孙以珊挑眉,带着戏谑看向她:“哟?那你现在那个开摩托车的小男友怎么办?舍得甩了?”
田寻真点上一根细长的女士香烟,吐出一口烟圈,满脸不屑:“甩了呗,找个由头跟他吵一架,就说他不上进,给不了我想要的生活,让他滚蛋。
顺便……还能再找他要点分手费、青春损失费什么的,最后捞一笔。”
两人说得起劲,忽然注意到一旁的陈代曼一直没怎么说话,脸色也有些苍白。
“喂,曼曼,你怎么了?从刚才就魂不守舍的。
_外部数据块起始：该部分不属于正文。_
template <bool PRUNE, bool ANYHIT>
__global__ void __launch_bounds__(EZRT_EXTEND_MAX_THREADS, EZRT_EXTEND_LB_BLOCKS) k_extend(SceneDev sc, PathQueue q, const uint32_t* __restrict__ q_count,
                                                                uint32_t* work, const uint32_t* __restrict__ perm, int to_accel, float2* side_hit, int gate) {
    ExtendIO io;
    io.q = q;
    io.perm = perm;
    io.to_accel = to_accel ? sc.ref_to_acc : nullptr;
    io.side_hit = side_hit;
    const uint32_t n = *q_count;
    if (blockIdx.x * blockDim.x >= n) return;
    if ((gate == 1 && n > EZRT_SIDE_CAP) || (gate == 2 && n <= EZRT_SIDE_CAP)) return;
    TreeView tree = reference_tree(sc);
    if (gate == 1) tree.top_nodes = 0;
    stage_top_nodes(tree);
    extend_persistent<PRUNE, ANYHIT, false, false, 8, false, false>(sc, tree, n, work, io, g_smem_top);
}


struct ShadowIO {
    ShadowQueue sq;
    float4* Lo;
    const uint32_t* perm;
    __device__ __forceinline__ bool load(uint32_t i, vec3& o, vec3& d) const {
        const uint32_t j = perm ? perm[i] : i;
        float4 o4 = __ldcs(sq.ray_o + j), d4 = __ldcs(sq.ray_d + j);
        o = ez_v3(o4.x, o4.y, o4.z);
        d = ez_v3(d4.x, d4.y, d4.z);
        return true;
    }
    __device__ __forceinline__ void mark(uint32_t j, bool lit) const { sq.lit[j] = lit ? 1 : 0; }
    __device__ __forceinline__ float tmax(uint32_t i) const { return __ldcs(sq.nrm + (perm ? perm[i] : i)).w; }
    __device__ __forceinline__ void store(uint32_t i, HitRec h, bool, vec3, vec3, vec3) const { mark(perm ? perm[i] : i, h.tri < 0); }
    __device__ __forceinline__ void defer(uint32_t, vec3, vec3) const {}
};

template <bool PRUNE, bool BOUNDED = false>
__global__ void __launch_bounds__(EZRT_EXTEND_MAX_THREADS, EZRT_EXTEND_LB_BLOCKS) k_shadow(SceneDev sc, ShadowQueue sq, const uint32_t* __restrict__ s_count,
                                                                uint32_t* work, float4* __restrict__ Lo, const uint32_t* __restrict__ perm) {
    ShadowIO io;
    io.sq = sq;
    io.Lo = Lo;
    io.perm = perm;
    const uint32_t n = *s_count;
    if (blockIdx.x * blockDim.x >= n) return;
    const TreeView tree = reference_tree(sc);
    stage_top_nodes(tree);
    extend_persistent<PRUNE, true, false, false, 8, false, false, BOUNDED>(sc, tree, n, work, io, g_smem_top);
}

__device__ __forceinline__ void w8_smem_setup(unsigned char*& s_perm, uint2*& stack_sm) {
    unsigned char* base = reinterpret_cast<unsigned char*>(g_smem_top);
    s_perm = base;
    stack_sm = reinterpret_cast<uint2*>(base + 2048);
    for (int i = threadIdx.x; i < 2048; i += blockDim.x) {
        const int m = i >> 8, x = i & 255;
        int y = 0;
        for (int b = 0; b < 8; b++)
            if ((x >> b) & 1) y |= 1 << (b ^ m);
        s_perm[i] = (unsigned char)y;
    }
    __syncthreads();
}

struct AccelExtendIO {
    PathQueue q;
    const int* acc_tri_leaf;
    const float4* leaf_box;
    uint32_t* defer_list;
    uint32_t* defer_count;
    const uint32_t* perm;
    __device__ __forceinline__ bool load(uint32_t i, vec3& o, vec3& d) const {
        const uint32_t j = perm ? perm[i] : i;
        float4 o4 = __ldcs(q.ray_o + j), d4 = __ldcs(q.ray_d + j);
        o = ez_v3(o4.x, o4.y, o4.z);
        d = ez_v3(d4.x, d4.y, d4.z);
        return true;
    }
    __device__ __forceinline__ void defer(uint32_t i, vec3, vec3) const {
        const uint32_t j = perm ? perm[i] : i;
        __stcs(q.hit + j, make_float2(0.0f, __int_as_float(EZRT_TRI_PENDING)));
        defer_list[atomicAdd(defer_count, 1u)] = j;
    }
    __device__ __forceinline__ void store(uint32_t i, HitRec h, bool tie, vec3 o, vec3 d, vec3 inv) const {
        if (h.tri >= 0 && (tie || !reference_reaches_leaf_inv(acc_tri_leaf, leaf_box, h.tri, o, inv))) {
            defer(i, o, d);
            return;
        }
        __stcs(q.hit + (perm ? perm[i] : i), make_float2(h.t, __int_as_float(h.tri)));
    }
    __device__ __forceinline__ int leaf_of(int tri) const { return __ldg(acc_tri_leaf + tri); }
    __device__ __forceinline__ void finish(uint32_t i, HitRec h, bool tie, vec3 o, vec3 d, vec3 inv, int leaf) const {
        if (h.tri >= 0 && (tie || !reference_reaches_leaf_box(leaf_box, leaf, o, inv))) {
            defer(i, o, d);
            return;
        }
        __stcs(q.hit + (perm ? perm[i] : i), make_float2(h.t, __int_as_float(h.tri)));
    }
};
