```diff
@@ -351,6 +352,16 @@
                      const float* host_means, const float* host_stds, float pos_weight,
                      float* rois, long long* labels, float* label_weights, float* bbox_targets,
                      float* bbox_weights, bgs_stream_t stream);
+
+int bgs_rcnn_stage_targets(const float* props, long long prop_img_stride, int prop_stride,
+                           const uint8_t* prop_valid, int P, const float* gt, const int* host_gt_offsets,
+                           const long long* const* host_gt_labels, int N, int add_gt, float pos_iou_thr,
+                           float neg_iou_lo, float neg_iou_hi, float min_pos_iou, int num,
+                           float pos_fraction, uint64_t seed, const long long* draw_counter,
+                           const float* host_means, const float* host_stds, float pos_weight, float* rois,
+                           long long* labels, float* label_weights, float* bbox_targets,
+                           float* bbox_weights, long long* inds, uint8_t* valid, int* gt_ind,
+                           uint8_t* is_gt, int* assigned, bgs_stream_t stream);
 
 int bgs_mask_target(const uint8_t* const* host_masks, const int* host_num_gt, int num_images,
                     int mask_h, int mask_w, const float* rois, int roi_stride, const int* gt_inds,
```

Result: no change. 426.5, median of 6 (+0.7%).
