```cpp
int swb_timing_enable(swb_handle h, int32_t enable) {
  if (!h) return fail(SWB_ERR_INVALID, "null handle");
  HIP_TRY(hipSetDevice(h->device));
  if (flush_timing(h)) return SWB_ERR_HIP;
  h->timing = enable != 0;
  h->timed_ms = 0.0;
  h->timed_cover_ms = 0.0;
  h->timed_launches = 0;
  return SWB_OK;
}

int swb_step_time_ms(swb_handle h, double* total_ms, int64_t* launches) {
  if (!h) return fail(SWB_ERR_INVALID, "null handle");
  HIP_TRY(hipSetDevice(h->device));
  if (flush_timing(h)) return SWB_ERR_HIP;
  if (total_ms) *total_ms = h->timed_ms;
// ... 16 lines not shown
```

spriteworld_amd/csrc/swb_kernels.hip.inc:

```
#include <hip/hip_runtime.h>
#include <stdint.h>

#include "../../include/swb.h"

#define SWB_WAVE 64
#ifndef SWB_WORD_GROUPS
#define SWB_WORD_GROUPS 4
#endif
#ifndef SWB_AES_MIN_ITERS
#define SWB_AES_MIN_ITERS 4
#endif
#ifndef SWB_AES_MAX_NARROW_NW
#define SWB_AES_MAX_NARROW_NW 10
#endif
#ifndef SWB_COVER_WAVES_PER_SIMD
#define SWB_COVER_WAVES_PER_SIMD 5
#endif
#ifndef SWB_COVER_WAVES_PER_SIMD_NARROW
#define SWB_COVER_WAVES_PER_SIMD_NARROW 6
#endif
#ifndef SWB_COVER_WAVES_PER_SIMD_WIDE
#define SWB_COVER_WAVES_PER_SIMD_WIDE 4
#endif
#ifndef SWB_RS_WAVES_PER_SIMD
// ... 69 lines not shown
  const uint32_t* v_break;
  const int32_t* cg_lo;
  const int32_t* cg_hi;
  uint32_t* cost_cnt;
  int32_t* cost_list;
  int32_t cost_cap;
  int32_t cost_range0;
  int32_t parity;
  int32_t deal_shift;
  int32_t* ccost_list;
  int32_t cover_order;
  int32_t cphase;
  int32_t prio_div;
  int32_t prio_levels;
  int32_t paint_in_cover;
  int32_t band_tasks;
  uint8_t* ov_flag;
  const int32_t* ov_shape;
  const double* ov_scale;
  const double* ov_angle;
  const int8_t* ov_label;
  const double* ov_cpath;
  const int8_t* ov_cell_label;
  uint32_t list_epoch;
  uint32_t list_pad_;
  unsigned long long* list_stats;
  uint8_t* frame_cache;
  unsigned long long* frame_stats;
  int32_t obs_aligned16;
  int32_t copy_cost;
  int32_t split_bands;
  int32_t split_when;
  int32_t split_carry;
  int32_t split_pad_;
  unsigned long long* split_stats;
};

template <typename T>
using cptr = const T __attribute__((address_space(4)))*;
template <typename T>
__device__ __forceinline__ cptr<T> as_const(const T* q) { return (cptr<T>)(uintptr_t)q; }

__device__ __forceinline__ int lane_id() { return threadIdx.x & (SWB_WAVE - 1); }
__device__ __forceinline__ int rfl(int v) { return __builtin_amdgcn_readfirstlane(v); }
__device__ __forceinline__ float rflf(float v) { return __int_as_float(__builtin_amdgcn_readfirstlane(__float_as_int(v))); }
__device__ __forceinline__ double rfld(double v) {
  const long long b = __double_as_longlong(v);
  const int lo = __builtin_amdgcn_readfirstlane((int)(b & 0xffffffffll));
  const int hi = __builtin_amdgcn_readfirstlane((int)(b >> 32));
  return __longlong_as_double(((long long)hi << 32) | (unsigned int)lo);
}
__device__ __forceinline__ double readlane_d(double v, int src) {
  const long long b = __double_as_longlong(v);
  const int lo = __builtin_amdgcn_readlane((int)(b & 0xffffffffll), src);
  const int hi = __builtin_amdgcn_readlane((int)(b >> 32), src);
  return __longlong_as_double(((long long)hi << 32) | (unsigned int)lo);
}
__device__ __forceinline__ void wave_sync() {
  __builtin_amdgcn_fence(__ATOMIC_ACQ_REL, "wavefront");
  __builtin_amdgcn_wave_barrier();
}
__device__ __forceinline__ int wave_min_i(int v) {
  for (int o = 32; o > 0; o >>= 1) v = min(v, __shfl_xor(v, o, 64));
  return v;
}
__device__ __forceinline__ int wave_max_i(int v) {
  for (int o = 32; o > 0; o >>= 1) v = max(v, __shfl_xor(v, o, 64));
// ... 1364 lines not shown
        }                                                                                                         \
      } while (0)
      SWB_LIST_SPAN(rs.s0, 0 < cnt);
      SWB_LIST_SPAN(rs.s1, 1 < cnt);
      SWB_LIST_SPAN(rs.s2, 2 < cnt);
      for (int i = SWB_REG_SPANS; i < maxc; ++i) SWB_LIST_SPAN(lane_span(p, spans, ovf, rs, i, l), i < cnt);
#undef SWB_LIST_SPAN
      if (start && fc > SWB_REG_SPANS && ((fc - 3) & 1)) dst[2 * (2 + ((fc - 3) >> 1)) + 1] = 0u;
    }
    while (next_band_g < p.nbands) {
      const int y0 = as_const(p.band_y0)[next_band_g];
      if (y0 > yb + 63) break;
      const int at = base_g + ((y0 <= yb || !room) ? 0 : __builtin_amdgcn_readlane(excl, (y0 - yb) & 63));
      if (l == 0) hdr[SWB_RHDR_GROUPS + g * SWB_RHDR_GSTRIDE + 1 + next_band_g] = (uint32_t)at;
      if (bst && l == 0) bst[g * SWB_BST_STRIDE + next_band_g] = (uint32_t)at;
      ++next_band_g;
    }
    const int cost_g = SWB_RUN_COST * __popcll(__ballot(start)) + SWB_UNIT_COST * (total - __popcll(__ballot(contin)));
    if (l == g) { base_l = room ? base_g + total : base_g; band_l = (int)((meta_g & ~15u) | (uint32_t)next_band_g); cost_l += room ? cost_g : 0; }
  }
}

#define SWB_RESCAN_WITH_OVERFLOW_SLOT()                                                          \
  if (__ballot((err & SWB_INT_NEED_SLOT) != 0u)) {                                               \
    err &= ~SWB_INT_NEED_SLOT;                                                                   \
    if (rfl(*ovf) == -1) {                                                                       \
      if (l == 0) *ovf = ovf_slot_alloc(p);                                                      \
      wave_sync();                                                                               \
      if (rfl(*ovf) >= 0) { yb -= 64; continue; }                                                \
    }                                                                                            \
    err |= SWB_ENV_ERR_SPAN_OVERFLOW;                                                            \
  }

template <int NW, bool OV = false, bool PAINT = false>
__global__ void __launch_bounds__(SWB_WAVE, SWB_COVER_WAVES(NW))
swb_cover_kernel(const swb_params p) {
  static_assert(!PAINT || NW == 2, "painting in the cover kernel: images of up to 64 columns at anti_aliasing = 1");
  extern __shared__ __attribute__((aligned(16))) unsigned char smem[];
  const int l = lane_id();
  const uint32_t cycles0 = (uint32_t)__builtin_amdgcn_s_memtime();
  int env = blockIdx.x;
  uint32_t predicted = 0u, prio_q = 0u;
  int prio = 0;
  const int ph = p.cphase, ph_prev = ph == 0 ? 2 : ph - 1, ph_next = ph == 2 ? 0 : ph + 1;
  uint32_t filing_words_l = 0u;
  if (p.cost_cnt != nullptr && l < ((!PAINT && p.split_bands) ? 4 : 3))
    filing_words_l = p.cost_cnt[l == 0 ? SWB_COST_WORD_KEY_LO(p.parity) : (l == 1 ? SWB_COST_WORD_KEY_SCALE(p.parity) : ((PAINT || l == 2) ? SWB_COST_WORD_COVER_SHIFT(ph) : SWB_COST_WORD_SPLIT(p.parity)))];
  if (p.ccost_list) cover_cost_housekeeping(p, ph_prev, ph, ph_next);
  if (p.arena_head != nullptr && blockIdx.x == 0 && l == 0) p.arena_head[p.parity ^ 1] = 0u;
  if (p.cover_order) {
    const int sh = (int)(blockIdx.x & (SWB_COST_SHARDS - 1)), cap = (p.N + SWB_COST_SHARDS - 1) / SWB_COST_SHARDS;
    int bucket = 0;
    env = cost_ordered_entry(p.cost_cnt + cost_row1(ph_prev, sh),
                             as_const(p.ccost_list) + (size_t)(ph_prev * SWB_COST_SHARDS + sh) * SWB_COST_BUCKETS * cap, cap,
                             (int)(blockIdx.x >> 3), &bucket);
    if (env < 0) return;
    prio_q = (p.prio_levels & 2) ? as_const(p.cost_cnt)[SWB_COST_WORD_COVER_PRIO(ph)] : 0u;
    if (prio_q) predicted = (uint32_t)(2 * bucket + 1) << (as_const(p.cost_cnt)[SWB_COST_WORD_COVER_SHIFT(ph_prev)] - 1u);
  }
  auto file_cover_cost = [&]() __attribute__((always_inline)) {
    if (p.ccost_list) {
      const uint32_t cycles = (uint32_t)__builtin_amdgcn_s_memtime() - cycles0;
      const uint32_t width = (uint32_t)__builtin_amdgcn_readlane((int)filing_words_l, 2);
      if (l == 0) {
        const int key = (int)min(cycles >> width, (uint32_t)(SWB_COST_BUCKETS - 1));
        const int sh = env & (SWB_COST_SHARDS - 1);
// ... 59 lines not shown
    if (k < vtotal) {
      double cx, cy;
      bool from_table = true;
      if constexpr (OV) {
        if (es.ov) {
          const double* q = p.ov_cpath + (((size_t)env * S + sid) * SWB_MAX_SHAPE_VERTS + i) * 2;
          cx = q[0]; cy = q[1];
          from_table = false;
        }
      }
      if (from_table) centered_vertex(p, so, i, sc, ca, sa, cx, cy);
      cpath[k] = make_double2(cx, cy);
    }
  }
  wave_sync();
  SWB_HOOK_PHASE_END(3)

  auto hit = [&](int s2, double tx, double ty) __attribute__((always_inline)) {
    return contains_point_wave(cpath + __builtin_amdgcn_readlane(voff_l, s2), __builtin_amdgcn_readlane(nv_l, s2), tx, ty);
  };
  const step_cost sc = act_and_move(p, env, es, hit);
  const double px = es.px, py = es.py;
  SWB_HOOK_PHASE_END(4)
  if (p.render_only != 1) {
    err |= finish_step<OV>(p, env, es, sc, tscratch);
    wave_sync();
  }
  SWB_HOOK_PHASE_END(5)
  if (p.obs == nullptr) {
    if (l == 0 && p.error && err) p.error[env] |= (uint8_t)err;
    return;
  }

  [[maybe_unused]] auto file_lists = [&](int cost_l, const uint32_t* bst, uint32_t built_cycles, bool copies) __attribute__((always_inline)) {
    const bool whole = p.split_bands && (copies || __builtin_amdgcn_readlane((int)filing_words_l, 3) == 0);
    const bool bt = bst != nullptr && !whole;
    const int ntask = bt ? p.ncg * p.nbands : p.ncg;
    const bool file0 = p.cost_cnt != nullptr && l < ntask, file1 = p.ccost_list != nullptr && l == 0;
    const int sh = env & (SWB_COST_SHARDS - 1);
    int task_cost = cost_l, task_bits = l << 24;
    if (bt) {
      wave_sync();
      const int g2 = min(l / p.nbands, p.ncg - 1), b2 = l - (l / p.nbands) * p.nbands;
      const uint32_t* bg = bst + g2 * SWB_BST_STRIDE;
      const int u0 = (int)bg[b2], u1 = (int)bg[min(b2 + 1, p.nbands)], u2 = (int)bg[min(b2 + 2, p.nbands)];
      task_cost = 4 * max((u1 - u0) + (p.AA == 1 ? 0 : (((u2 - u1) * 5) >> 4)), 0);
      task_bits = (g2 << 24) | (b2 << 26);
    }
    if (whole) task_bits |= SWB_TASK_WHOLE;
    if (copies) task_cost = p.copy_cost;
    const int key0 = cost_key(task_cost, (uint32_t)__builtin_amdgcn_readlane((int)filing_words_l, 0), (uint32_t)__builtin_amdgcn_readlane((int)filing_words_l, 1));
    int key1 = 0;
    uint32_t cycles = built_cycles;
    if (p.ccost_list) {
      if (built_cycles == 0u) cycles = (uint32_t)__builtin_amdgcn_s_memtime() - cycles0;
      const uint32_t width = (uint32_t)__builtin_amdgcn_readlane((int)filing_words_l, 2);
      key1 = (int)min(cycles >> width, (uint32_t)(SWB_COST_BUCKETS - 1));
      if (l == 0 && (cycles >> width) >= (uint32_t)SWB_COST_BUCKETS) atomicMax(&p.cost_cnt[SWB_COST_WORD_COVER_MAX(ph, sh)], cycles);
    }
    uint32_t pos0 = 0u, pos1 = 0u;
    if (copies) { if (file0 && l == 0) pos0 = atomicAdd(&p.cost_cnt[cost_row0(p.parity, sh) + key0], (uint32_t)ntask); }
    else if (file0) pos0 = atomicAdd(&p.cost_cnt[cost_row0(p.parity, sh) + key0], 1u);
    if (file1) pos1 = atomicAdd(&p.cost_cnt[cost_row1(ph, sh) + key1], 1u);
    if (p.split_bands && !copies && p.cost_cnt != nullptr && l == 0) atomicAdd(&p.cost_cnt[SWB_COST_WORD_SPLIT_CNT(p.parity, sh, (env >> 3) & (SWB_COST_BUCKETS - 1))], (uint32_t)p.ncg);
    if (copies) pos0 = (uint32_t)__builtin_amdgcn_readlane((int)pos0, 0) + (uint32_t)l;
    if (file0) p.cost_list[((size_t)(p.parity * SWB_COST_SHARDS + sh) * SWB_COST_BUCKETS + key0) * p.cost_cap + pos0] = env | task_bits;
    if (file1) p.ccost_list[((size_t)(ph * SWB_COST_SHARDS + sh) * SWB_COST_BUCKETS + key1) * ((p.N + SWB_COST_SHARDS - 1) / SWB_COST_SHARDS) + pos1] = env;
    if (l == 0) ovf_slot_release(p, ovf);
    if (p.error) {
      uint32_t e = err & ~SWB_INT_NEED_SLOT;
      for (int o = 32; o > 0; o >>= 1) e |= (uint32_t)__shfl_xor((int)e, o, 64);
      if (l == 0 && e) p.error[env] |= (uint8_t)e;
    }
    return cycles;
  };

  if constexpr (!PAINT) {
    bool keep = false;
    uint32_t keep_words_l = 0u;
    if (p.list_epoch != 0u) {
      if (l <= SWB_MAX_CG + 2) keep_words_l = L->outrow[l];
      keep = (uint32_t)__builtin_amdgcn_readlane((int)keep_words_l, SWB_MAX_CG) == p.list_epoch && __ballot(es.first) == 0ull && !sc.changed;
    }
    if (p.list_stats != nullptr && l == 0) atomicAdd(&p.list_stats[keep ? 0 : 1], 1ull);
    if (keep) {
      const uint32_t frame_word_was = (uint32_t)__builtin_amdgcn_readlane((int)keep_words_l, SWB_MAX_CG + 2);
      const uint32_t frame_word = p.frame_cache ? min(frame_word_was + 1u, 2u) : 0u;
      uint32_t* bst = nullptr;
      const bool files_whole = p.split_bands && (frame_word == 2u || __builtin_amdgcn_readlane((int)filing_words_l, 3) == 0);
      if (p.band_tasks && !files_whole) {
        bst = L->outrow + 64;
        const uint32_t* hg = p.rhdr + (size_t)env * SWB_RHDR_DWORDS + SWB_RHDR_GROUPS;
        const int g = l / SWB_BST_STRIDE, b = l - g * SWB_BST_STRIDE;
        if (g < p.ncg && b <= p.nbands) bst[l] = hg[g * SWB_RHDR_GSTRIDE + (b < p.nbands ? 1 + b : 0)];
      }
      if (l == 0 && frame_word != frame_word_was) p.rhdr[(size_t)env * SWB_RHDR_DWORDS + SWB_RHDR_FRAME] = frame_word;
      file_lists((int)keep_words_l, bst, max((uint32_t)__builtin_amdgcn_readlane((int)keep_words_l, SWB_MAX_CG + 1), 1u), frame_word == 2u);
      return;
    }
  }

  build_all_edges<NW>(p, L, edges, cpath, spans, n, vtotal, voff_l, nv_l, px, py, dmin_l, scale_l, rgb_reg, err);
#pragma unroll
  for (int w = 0; w < SWB_NWA(NW); ++w) { L->T[w][l] = 0u; L->Px[w][l] = 0u; }
  wave_sync();

  if (n >= SWB_EAGER_OVF_SPRITES && l == 0) *ovf = ovf_slot_alloc(p);
  int sp_ymin = 0x7fffffff, sp_ymax = -0x7fffffff, sp_e0 = 0;
  uint32_t sp_a = 0u;
  if (l < n) {
    const sprite_rec r = L->spr[l];
    static_assert(SWB_TUNED_SPRITES * SWB_MAX_SHAPE_VERTS <= 4096 && SWB_MAX_SHAPE_VERTS <= 64, "packing of sp_e0 / lanes per edge");
    const int lanes_per_edge = max(64 / max(r.n_edges, 2), 1);
    sp_ymin = r.ymin; sp_ymax = r.ymax;
    sp_e0 = r.edge_off | (((65536 + lanes_per_edge - 1) / lanes_per_edge) << 12);
    sp_a = (uint32_t)r.w0 | ((uint32_t)r.w1 << 5) | ((uint32_t)r.n_edges << 10) | ((uint32_t)min(r.max_edge_rows, 127) << 17) |
           ((uint32_t)lanes_per_edge << 24);
  }
  uint32_t* hdr = p.rhdr + (size_t)env * SWB_RHDR_DWORDS;
  if (l < SWB_TUNED_SPRITES && !PAINT) {
    hdr[l] = (uint32_t)(((int)(rgb_reg & 255) - (int)(p.bg & 255)) & 0x3ff) |
             ((uint32_t)(((int)((rgb_reg >> 8) & 255) - (int)((p.bg >> 8) & 255)) & 0x3ff) << 10) |
             ((uint32_t)(((int)((rgb_reg >> 16) & 255) - (int)((p.bg >> 16) & 255)) & 0x3ff) << 20);
    hdr[SWB_TUNED_SPRITES + l] = rgb_reg;
  }
  SWB_HOOK_PHASE_END(1)
  reprioritise();

  if constexpr (PAINT) {
    const int nd1 = (p.Wo * 3) >> 2;
// ... 60 lines not shown
  uint32_t* runs_env = p.runs + (size_t)env * p.ncg * p.run_cap * 2;
  int base_l = 0, band_l = 0, cost_l = 0;
  static_assert(64 + SWB_MAX_CG * SWB_BST_STRIDE <= 132, "the band starts borrow wave_lds::outrow behind the scatter's 64 slots");
  uint32_t* const bst = p.band_tasks ? L->outrow + 64 : nullptr;
  const bool skip_empty = (p.bg == 0u) || p.AA == 1;
  for (int yb = 0;; yb += 64) {
    if (skip_empty) {
      int v = (l < n && sp_ymax >= yb) ? max(sp_ymin, yb) : 0x7fffffff;
      v = min(v, __builtin_amdgcn_update_dpp(0x7fffffff, v, 0x111, 0xf, 0xf, false));
      v = min(v, __builtin_amdgcn_update_dpp(0x7fffffff, v, 0x112, 0xf, 0xf, false));
      v = min(v, __builtin_amdgcn_update_dpp(0x7fffffff, v, 0x114, 0xf, 0xf, false));
      v = min(v, __builtin_amdgcn_update_dpp(0x7fffffff, v, 0x118, 0xf, 0xf, false));
      yb = __builtin_amdgcn_readlane(v, SWB_TUNED_SPRITES - 1);
    }
    if (yb >= p.Hc) break;
    row_spans rs;
    coverage_batch2<NW>(p, L, edges, spans, ovf, n, yb, sp_ymin, sp_ymax, sp_a, sp_e0, rs, err);
    SWB_RESCAN_WITH_OVERFLOW_SLOT()
    emit_runs(p, spans, ovf, rs, yb, env, runs_env, hdr, bst, base_l, band_l, cost_l, err);
    reprioritise();
  }
  if (l < p.ncg) {
    hdr[SWB_RHDR_GROUPS + l * SWB_RHDR_GSTRIDE] = (uint32_t)base_l;
    for (int b = band_l & 15; b < p.nbands; ++b) hdr[SWB_RHDR_GROUPS + l * SWB_RHDR_GSTRIDE + 1 + b] = (uint32_t)base_l;
    if (bst) for (int b = band_l & 15; b <= p.nbands; ++b) bst[l * SWB_BST_STRIDE + b] = (uint32_t)base_l;
    *reinterpret_cast<uint2*>(runs_env + (size_t)l * p.run_cap * 2 + 2 * (long long)base_l) = make_uint2(0xffffu, 0u);
  }
  {
    const bool flawed_l = (err & ~SWB_INT_NEED_SLOT) != 0u || (l < p.ncg && ((uint32_t)band_l >> 4) != 0u);
    const bool stamped = p.list_epoch != 0u && __ballot(flawed_l) == 0ull;
    if (l <= SWB_MAX_CG) hdr[SWB_RHDR_COST + l] = l < SWB_MAX_CG ? (uint32_t)cost_l : (stamped ? p.list_epoch : 0u);
    if (l == SWB_MAX_CG + 2) hdr[SWB_RHDR_FRAME] = 0u;
  }
  const uint32_t own_cycles = file_lists(cost_l, bst, 0u, false);
  if (l == 0 && p.list_epoch != 0u) hdr[SWB_RHDR_CYCLES] = own_cycles;
  }
}
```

”孙以珊用指甲敲了敲桌子。
陈代曼吓了一跳似的,抬起头,眼神有些慌乱,声音也怯怯的:“我……我最近老是做噩梦……梦到……梦到那个人……
拿着农药瓶直愣愣地看着我……我有点害怕……
我们,我们是不是该收手了?别再干这种事了?”
这话一出,包间里的气氛瞬间冷了一下。
孙以珊和田寻真对视一眼,脸色都沉了下来。
“收手?”田寻真猛地放下酒杯,声音拔高:“不干这个我们干什么?去打工?
一个月三五千够干嘛的?够你买身上这件衣服吗?够你在这吃一顿饭吗?”
孙以珊的语气也变得冰冷,带着警告的意味:“陈代曼,别忘了你欠的那些网贷和信用卡是谁帮你还上的!现在想抽身?晚了!
大家是一条绳上的蚂蚱,谁也别想独善其身!
你不干,可以啊,那你先把之前分你的钱吐出来,再把我们帮你平的事抖落出去,你看你还能不能好好做人?”
陈代曼被两人连珠炮似的威胁吓得脸色更白,身体发抖。
她看着对面两人眼中毫不掩饰的恶意和掌控欲,深知她们彼此手中都握着对方的把柄——
那些不堪的聊天记录、转账记录、甚至是一些更见不得光的事情,这才让这个脆弱的联盟得以维持。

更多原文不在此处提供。